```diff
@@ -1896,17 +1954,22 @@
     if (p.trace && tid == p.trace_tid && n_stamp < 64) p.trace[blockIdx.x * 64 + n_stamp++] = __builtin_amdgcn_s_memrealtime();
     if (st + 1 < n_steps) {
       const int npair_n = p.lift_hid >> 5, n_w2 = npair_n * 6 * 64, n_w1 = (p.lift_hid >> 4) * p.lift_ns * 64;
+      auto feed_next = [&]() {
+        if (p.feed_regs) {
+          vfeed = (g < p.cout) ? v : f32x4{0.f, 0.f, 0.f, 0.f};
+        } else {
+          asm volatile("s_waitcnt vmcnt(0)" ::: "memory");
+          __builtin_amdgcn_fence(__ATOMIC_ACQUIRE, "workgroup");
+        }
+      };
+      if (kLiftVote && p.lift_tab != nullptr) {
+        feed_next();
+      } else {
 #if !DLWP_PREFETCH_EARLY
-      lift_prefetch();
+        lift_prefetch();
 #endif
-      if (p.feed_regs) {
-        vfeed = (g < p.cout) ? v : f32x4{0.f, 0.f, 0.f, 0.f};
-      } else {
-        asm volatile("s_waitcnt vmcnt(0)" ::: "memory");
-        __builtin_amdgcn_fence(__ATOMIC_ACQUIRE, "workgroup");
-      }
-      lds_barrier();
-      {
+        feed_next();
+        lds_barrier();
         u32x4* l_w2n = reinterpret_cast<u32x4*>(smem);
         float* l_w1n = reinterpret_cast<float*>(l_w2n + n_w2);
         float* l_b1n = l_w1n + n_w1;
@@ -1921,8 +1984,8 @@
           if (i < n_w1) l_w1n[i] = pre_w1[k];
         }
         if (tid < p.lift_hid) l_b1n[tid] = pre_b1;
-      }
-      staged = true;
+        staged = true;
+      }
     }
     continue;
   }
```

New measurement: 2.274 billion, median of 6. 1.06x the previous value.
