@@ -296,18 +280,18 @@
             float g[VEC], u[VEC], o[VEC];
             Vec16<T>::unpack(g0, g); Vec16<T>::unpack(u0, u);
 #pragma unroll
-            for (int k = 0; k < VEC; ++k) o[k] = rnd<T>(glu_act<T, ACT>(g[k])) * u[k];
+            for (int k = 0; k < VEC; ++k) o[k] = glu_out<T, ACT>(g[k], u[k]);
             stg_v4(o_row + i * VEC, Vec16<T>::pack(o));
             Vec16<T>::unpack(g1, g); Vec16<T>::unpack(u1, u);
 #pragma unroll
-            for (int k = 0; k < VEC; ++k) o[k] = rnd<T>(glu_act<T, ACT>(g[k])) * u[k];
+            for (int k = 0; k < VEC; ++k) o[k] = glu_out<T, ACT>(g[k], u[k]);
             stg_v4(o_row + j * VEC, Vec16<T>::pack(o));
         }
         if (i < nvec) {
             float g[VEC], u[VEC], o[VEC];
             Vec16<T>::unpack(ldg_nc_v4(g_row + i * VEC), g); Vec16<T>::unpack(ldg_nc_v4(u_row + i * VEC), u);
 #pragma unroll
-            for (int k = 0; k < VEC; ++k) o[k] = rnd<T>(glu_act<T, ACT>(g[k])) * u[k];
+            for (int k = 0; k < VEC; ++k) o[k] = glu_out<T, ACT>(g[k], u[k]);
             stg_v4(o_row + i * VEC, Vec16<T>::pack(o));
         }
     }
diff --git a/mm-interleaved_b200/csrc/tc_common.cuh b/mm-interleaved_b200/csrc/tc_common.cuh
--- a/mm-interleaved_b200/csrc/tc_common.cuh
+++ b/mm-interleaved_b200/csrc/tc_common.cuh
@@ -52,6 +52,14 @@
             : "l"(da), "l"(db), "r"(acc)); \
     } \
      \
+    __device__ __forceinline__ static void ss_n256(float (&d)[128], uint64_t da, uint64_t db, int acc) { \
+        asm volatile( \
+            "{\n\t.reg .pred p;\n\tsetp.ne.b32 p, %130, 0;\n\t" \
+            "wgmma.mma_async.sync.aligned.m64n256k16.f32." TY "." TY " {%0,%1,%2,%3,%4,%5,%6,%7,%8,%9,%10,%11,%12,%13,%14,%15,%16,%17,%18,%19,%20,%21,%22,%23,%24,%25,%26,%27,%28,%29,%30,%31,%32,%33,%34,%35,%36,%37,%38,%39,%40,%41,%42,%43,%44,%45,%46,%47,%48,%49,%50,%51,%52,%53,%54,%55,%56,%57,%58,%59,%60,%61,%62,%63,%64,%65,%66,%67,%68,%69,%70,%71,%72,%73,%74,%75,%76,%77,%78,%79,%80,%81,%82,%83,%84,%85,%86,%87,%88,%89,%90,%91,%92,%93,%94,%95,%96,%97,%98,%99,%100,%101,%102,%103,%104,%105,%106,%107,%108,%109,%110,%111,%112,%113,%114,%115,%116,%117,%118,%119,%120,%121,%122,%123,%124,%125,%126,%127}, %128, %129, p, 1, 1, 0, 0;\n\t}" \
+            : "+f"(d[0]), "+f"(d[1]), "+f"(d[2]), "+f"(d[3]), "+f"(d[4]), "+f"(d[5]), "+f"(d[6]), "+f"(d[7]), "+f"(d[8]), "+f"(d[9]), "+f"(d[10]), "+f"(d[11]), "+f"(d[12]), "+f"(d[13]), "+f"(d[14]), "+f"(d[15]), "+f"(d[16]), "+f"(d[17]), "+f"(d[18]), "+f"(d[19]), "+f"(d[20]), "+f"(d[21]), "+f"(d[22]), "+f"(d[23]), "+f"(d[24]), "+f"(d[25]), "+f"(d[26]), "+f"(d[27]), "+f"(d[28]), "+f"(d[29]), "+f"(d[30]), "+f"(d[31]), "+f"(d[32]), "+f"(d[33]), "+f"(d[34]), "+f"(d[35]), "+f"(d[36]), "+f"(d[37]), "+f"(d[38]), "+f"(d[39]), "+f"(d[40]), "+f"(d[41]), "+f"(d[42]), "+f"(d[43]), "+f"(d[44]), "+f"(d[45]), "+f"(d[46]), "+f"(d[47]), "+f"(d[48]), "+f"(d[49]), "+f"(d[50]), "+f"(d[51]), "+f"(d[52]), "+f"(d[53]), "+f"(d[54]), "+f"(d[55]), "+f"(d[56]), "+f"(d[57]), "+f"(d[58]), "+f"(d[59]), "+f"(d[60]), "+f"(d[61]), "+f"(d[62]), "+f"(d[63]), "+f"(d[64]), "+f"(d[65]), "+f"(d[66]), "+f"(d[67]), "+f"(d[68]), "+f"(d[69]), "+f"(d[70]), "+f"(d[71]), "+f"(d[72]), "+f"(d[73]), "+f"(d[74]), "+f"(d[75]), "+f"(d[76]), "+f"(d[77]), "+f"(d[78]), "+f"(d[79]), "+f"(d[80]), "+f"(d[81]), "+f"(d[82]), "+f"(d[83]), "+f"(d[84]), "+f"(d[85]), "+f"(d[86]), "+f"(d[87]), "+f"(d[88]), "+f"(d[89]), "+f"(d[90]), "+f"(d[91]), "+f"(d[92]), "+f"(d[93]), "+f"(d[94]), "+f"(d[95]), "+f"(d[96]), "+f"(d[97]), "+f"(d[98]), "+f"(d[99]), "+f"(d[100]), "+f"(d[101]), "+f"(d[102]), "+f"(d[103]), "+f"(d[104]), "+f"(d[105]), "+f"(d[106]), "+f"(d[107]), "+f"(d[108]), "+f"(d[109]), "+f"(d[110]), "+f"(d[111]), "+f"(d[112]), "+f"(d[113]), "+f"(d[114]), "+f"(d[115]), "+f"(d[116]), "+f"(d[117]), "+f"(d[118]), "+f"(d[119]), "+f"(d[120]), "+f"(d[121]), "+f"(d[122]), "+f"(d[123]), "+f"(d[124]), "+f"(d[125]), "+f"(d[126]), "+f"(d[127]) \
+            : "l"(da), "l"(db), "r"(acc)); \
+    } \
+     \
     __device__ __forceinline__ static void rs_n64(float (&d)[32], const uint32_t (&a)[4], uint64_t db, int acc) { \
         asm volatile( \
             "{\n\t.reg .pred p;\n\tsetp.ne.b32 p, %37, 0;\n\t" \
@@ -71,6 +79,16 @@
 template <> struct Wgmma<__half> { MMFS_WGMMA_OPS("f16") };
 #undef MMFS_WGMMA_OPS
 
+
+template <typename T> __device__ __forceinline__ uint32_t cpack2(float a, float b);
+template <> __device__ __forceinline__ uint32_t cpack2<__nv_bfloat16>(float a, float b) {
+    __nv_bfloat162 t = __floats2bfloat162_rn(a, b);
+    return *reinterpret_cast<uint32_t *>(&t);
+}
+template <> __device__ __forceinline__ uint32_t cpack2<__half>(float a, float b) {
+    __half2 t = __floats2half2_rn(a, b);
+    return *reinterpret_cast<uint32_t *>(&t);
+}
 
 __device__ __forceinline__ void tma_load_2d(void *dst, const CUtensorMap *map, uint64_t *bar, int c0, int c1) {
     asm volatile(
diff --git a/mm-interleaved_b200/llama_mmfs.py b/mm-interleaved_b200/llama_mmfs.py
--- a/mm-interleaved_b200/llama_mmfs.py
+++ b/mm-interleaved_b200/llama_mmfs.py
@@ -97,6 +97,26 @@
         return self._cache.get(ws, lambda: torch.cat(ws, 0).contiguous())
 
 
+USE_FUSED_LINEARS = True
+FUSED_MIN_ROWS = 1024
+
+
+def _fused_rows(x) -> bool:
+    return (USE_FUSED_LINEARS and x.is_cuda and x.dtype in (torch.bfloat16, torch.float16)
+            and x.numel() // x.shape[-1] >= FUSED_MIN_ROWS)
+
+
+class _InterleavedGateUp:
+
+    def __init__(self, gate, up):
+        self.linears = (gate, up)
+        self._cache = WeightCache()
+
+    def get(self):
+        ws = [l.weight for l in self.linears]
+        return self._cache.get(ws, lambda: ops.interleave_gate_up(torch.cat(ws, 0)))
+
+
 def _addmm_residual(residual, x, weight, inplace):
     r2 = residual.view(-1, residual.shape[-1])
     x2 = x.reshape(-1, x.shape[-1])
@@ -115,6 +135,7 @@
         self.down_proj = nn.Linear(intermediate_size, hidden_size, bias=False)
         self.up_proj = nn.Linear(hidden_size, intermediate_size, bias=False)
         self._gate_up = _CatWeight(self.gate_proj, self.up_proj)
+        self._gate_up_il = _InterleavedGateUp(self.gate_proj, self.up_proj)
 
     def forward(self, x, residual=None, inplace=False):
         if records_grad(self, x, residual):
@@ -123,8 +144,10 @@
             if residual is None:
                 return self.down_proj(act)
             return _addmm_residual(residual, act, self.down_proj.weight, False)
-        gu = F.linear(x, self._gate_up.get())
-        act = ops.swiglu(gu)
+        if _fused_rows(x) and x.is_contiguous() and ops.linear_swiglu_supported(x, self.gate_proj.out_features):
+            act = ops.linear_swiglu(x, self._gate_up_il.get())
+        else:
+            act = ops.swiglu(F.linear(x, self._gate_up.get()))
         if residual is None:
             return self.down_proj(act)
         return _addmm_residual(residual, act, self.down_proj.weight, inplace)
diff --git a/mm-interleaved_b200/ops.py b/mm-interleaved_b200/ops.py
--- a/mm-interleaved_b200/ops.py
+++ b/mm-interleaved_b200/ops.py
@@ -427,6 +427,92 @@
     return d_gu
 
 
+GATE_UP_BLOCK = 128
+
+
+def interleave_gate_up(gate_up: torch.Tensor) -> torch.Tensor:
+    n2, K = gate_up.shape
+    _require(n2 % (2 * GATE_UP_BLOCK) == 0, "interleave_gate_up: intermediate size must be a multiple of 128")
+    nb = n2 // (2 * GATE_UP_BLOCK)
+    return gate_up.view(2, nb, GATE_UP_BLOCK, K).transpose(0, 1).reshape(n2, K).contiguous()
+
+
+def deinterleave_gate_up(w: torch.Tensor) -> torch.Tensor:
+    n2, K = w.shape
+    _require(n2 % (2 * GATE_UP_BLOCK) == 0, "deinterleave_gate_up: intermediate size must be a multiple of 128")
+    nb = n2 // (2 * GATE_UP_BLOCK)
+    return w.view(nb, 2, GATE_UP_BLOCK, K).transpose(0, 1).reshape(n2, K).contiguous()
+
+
+-------+
Word for word, restate the lines above from the line containing "r2 = residual.view(-1, residual.shape[-1])" through the line containing "nn.Linear(hidden_size, intermediate_size, bias=False)", with both included and nothing else.

# The completed task
     r2 = residual.view(-1, residual.shape[-1])
     x2 = x.reshape(-1, x.shape[-1])
@@ -115,6 +135,7 @@
         self.down_proj = nn.Linear(intermediate_size, hidden_size, bias=False)
         self.up_proj = nn.Linear(hidden_size, intermediate_size, bias=False)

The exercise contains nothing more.